Co obecnie uważa Pan za największe wyzwanie dla medycyny?

Wyzwań jest bardzo wiele i nie podejmuję się zdefiniować tego najważniejszego. Wolę wymienić ich grupy w zupełnie przypadkowej kolejności, tj. leki onkologiczne, stosowane w schorzeniach psychicznych, choroby neurodegeneratywne, jak choroba Alzheimera czy Parkinsona, szczepionki profilaktyczne i lecznicze, AIDS, a także ciągle zbierające śmiertelne żniwo w krajach rozwijających się choroby zakaźne i pasożytnicze z malarią i gruźlicą na czele. Nie należy też zapominać o szeroko pojętej kardiologii i schorzeniach metabolicznych (w tym o cukrzycy), choć trzeba przyznać, że przy tych chorobach lekarze mają już całkiem spory wybór skutecznych preparatów.

W jakich obszarach terapeutycznych poszukują Państwo nowych leków?

Sanofi-Aventis od lat specjalizuje się w poszukiwaniu nowych leków onkologicznych, mających zastosowanie w kontroli układu krzepnięcia, chorobach psychicznych i neurologicznych, kardiologicznych oraz w cukrzycy.
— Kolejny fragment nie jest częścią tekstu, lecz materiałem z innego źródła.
meepoembedding_amd/csrc/meepo_router.hip:

```cpp
#include <hip/hip_runtime.h>

#include <cstdlib>
#include <cstring>
#include <new>

#include "meepo_device.h"
#include "meepo_host.h"

struct mee_router {
    int device;
    uint64_t max_batch;
    uint32_t n_shards;
    uint32_t max_blocks;
    uint32_t* blockcnt;
    uint64_t* base;
};

struct mee_p2p {
    int device;
    uint32_t n_shards, rank, dim;
    uint64_t cap, max_batch;
    int64_t* inbox_keys;
    int32_t* inbox_dst;
    uint32_t* inbox_cnt;
    float* out;
    uint8_t* found;
    float* inbox_rows;
    uint32_t* status;
    void** d_tables;
    void* h_tables[6][64];
    bool connected;
};

namespace mee {

constexpr int kPartBlock = 1024;
constexpr int kMaxShards = 64;

__global__ void hash_batch_kernel(const int64_t* __restrict__ keys, uint64_t n, uint64_t nb, uint32_t g, uint64_t* mix_out,
                                  uint64_t* bucket_out, uint32_t* owner_out) {
    for (uint64_t i = blockIdx.x * (uint64_t)blockDim.x + threadIdx.x; i < n; i += (uint64_t)gridDim.x * blockDim.x) {
        const int64_t k = keys[i];
        if (mix_out) mix_out[i] = mix64((uint64_t)k);
        if (bucket_out) bucket_out[i] = bucket_of(k, nb);
        if (owner_out) owner_out[i] = owner_of(k, g);
    }
}

template <bool SKIP_PAD>
__global__ __launch_bounds__(kPartBlock) void part_count_kernel(const int64_t* __restrict__ keys, uint32_t n, uint32_t g,
                                                                uint32_t* blockcnt) {
    __shared__ uint32_t wcnt[kPartBlock / 64][kMaxShards];
    const uint32_t i = blockIdx.x * kPartBlock + threadIdx.x;
    const int lane = threadIdx.x & 63, w = threadIdx.x >> 6;
    const int64_t key = i < n ? keys[i] : kEmpty;
    const bool inb = i < n && !(SKIP_PAD && key == kEmpty);
    const uint32_t o = inb ? owner_of(key, g) : 0xFFFFFFFFu;
    for (uint32_t p = 0; p < g; ++p) {
        const uint64_t m = __ballot(o == p);
        if (lane == 0) wcnt[w][p] = (uint32_t)__popcll(m);
    }
    __syncthreads();
    if (threadIdx.x < g) {
        uint32_t c = 0;
#pragma unroll
        for (int ww = 0; ww < kPartBlock / 64; ++ww) c += wcnt[ww][threadIdx.x];
        blockcnt[(uint64_t)blockIdx.x * g + threadIdx.x] = c;
    }
}

__global__ __launch_bounds__(1024) void part_scan_kernel(uint32_t* blockcnt, uint32_t n_blocks, uint32_t g, uint64_t* base,
                                                         uint64_t* counts_out) {
    __shared__ uint64_t total[kMaxShards];
    const int lane = threadIdx.x & 63, w = threadIdx.x >> 6, nw = blockDim.x >> 6;
    for (uint32_t p = w; p < g; p += nw) {
        uint32_t run = 0;
        for (uint32_t b0 = 0; b0 < n_blocks; b0 += 64) {
            const uint32_t b = b0 + lane;
            const uint32_t c = b < n_blocks ? blockcnt[(uint64_t)b * g + p] : 0;
            uint32_t incl = c;
#pragma unroll
            for (int d = 1; d < 64; d <<= 1) {
                const uint32_t t = __shfl_up(incl, d);
                if (lane >= d) incl += t;
            }
            if (b < n_blocks) blockcnt[(uint64_t)b * g + p] = run + incl - c;
            run += __shfl(incl, 63);
        }
        if (lane == 0) total[p] = run;
    }
    __syncthreads();
    if (threadIdx.x == 0) {
        uint64_t acc = 0;
        for (uint32_t p = 0; p < g; ++p) {
            base[p] = acc;
            counts_out[p] = total[p];
            acc += total[p];
        }
    }
}

template <bool SKIP_PAD>
__global__ __launch_bounds__(kPartBlock) void part_scatter_kernel(const int64_t* __restrict__ keys, uint32_t n, uint32_t g,
                                                                  const uint32_t* __restrict__ blockoff,
                                                                  const uint64_t* __restrict__ base, int64_t* send_keys,
                                                                  int64_t* perm) {
    __shared__ uint32_t wcnt[kPartBlock / 64][kMaxShards];
    const uint32_t i = blockIdx.x * kPartBlock + threadIdx.x;
    const int lane = threadIdx.x & 63, w = threadIdx.x >> 6;
    const int64_t key = i < n ? keys[i] : kEmpty;
    const bool inb = i < n && !(SKIP_PAD && key == kEmpty);
    const uint32_t o = inb ? owner_of(key, g) : 0xFFFFFFFFu;
    uint32_t r = 0;
    for (uint32_t p = 0; p < g; ++p) {
        const uint64_t m = __ballot(o == p);
        if (o == p) r = (uint32_t)__popcll(m & ((1ull << lane) - 1));
        if (lane == 0) wcnt[w][p] = (uint32_t)__popcll(m);
    }
    __syncthreads();
    if (inb) {
        for (int ww = 0; ww < w; ++ww) r += wcnt[ww][o];
        const uint64_t dst = base[o] + blockoff[(uint64_t)blockIdx.x * g + o] + r;
        send_keys[dst] = key;
        perm[dst] = (int64_t)i;
    }
}

template <typename T, bool SCATTER>
__global__ void permute_rows_kernel(const T* __restrict__ rows, const int64_t* __restrict__ perm, uint64_t n, uint32_t epr,
                                    T* __restrict__ out) {
    const uint64_t total = n * epr;
    for (uint64_t idx = blockIdx.x * (uint64_t)blockDim.x + threadIdx.x; idx < total; idx += (uint64_t)gridDim.x * blockDim.x) {
        const uint64_t q = idx / epr;
        const uint32_t e = (uint32_t)(idx - q * epr);
        const uint64_t p = (uint64_t)perm[q];
        if (SCATTER) out[p * epr + e] = rows[idx];
        else out[idx] = rows[p * epr + e];
    }
}
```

To właśnie w naszych laboratoriach powstały heparyny drobnocząsteczkowe i tienopirydyny. Ostatnio rozpoczęliśmy duże projekty związane z poszukiwaniem nowych antybiotyków oraz leków przeciwmalarycznych.

Jakie możliwości badacze pracujący dla Sanofi-Aventis wykorzystują w poszukiwaniu nowych leków?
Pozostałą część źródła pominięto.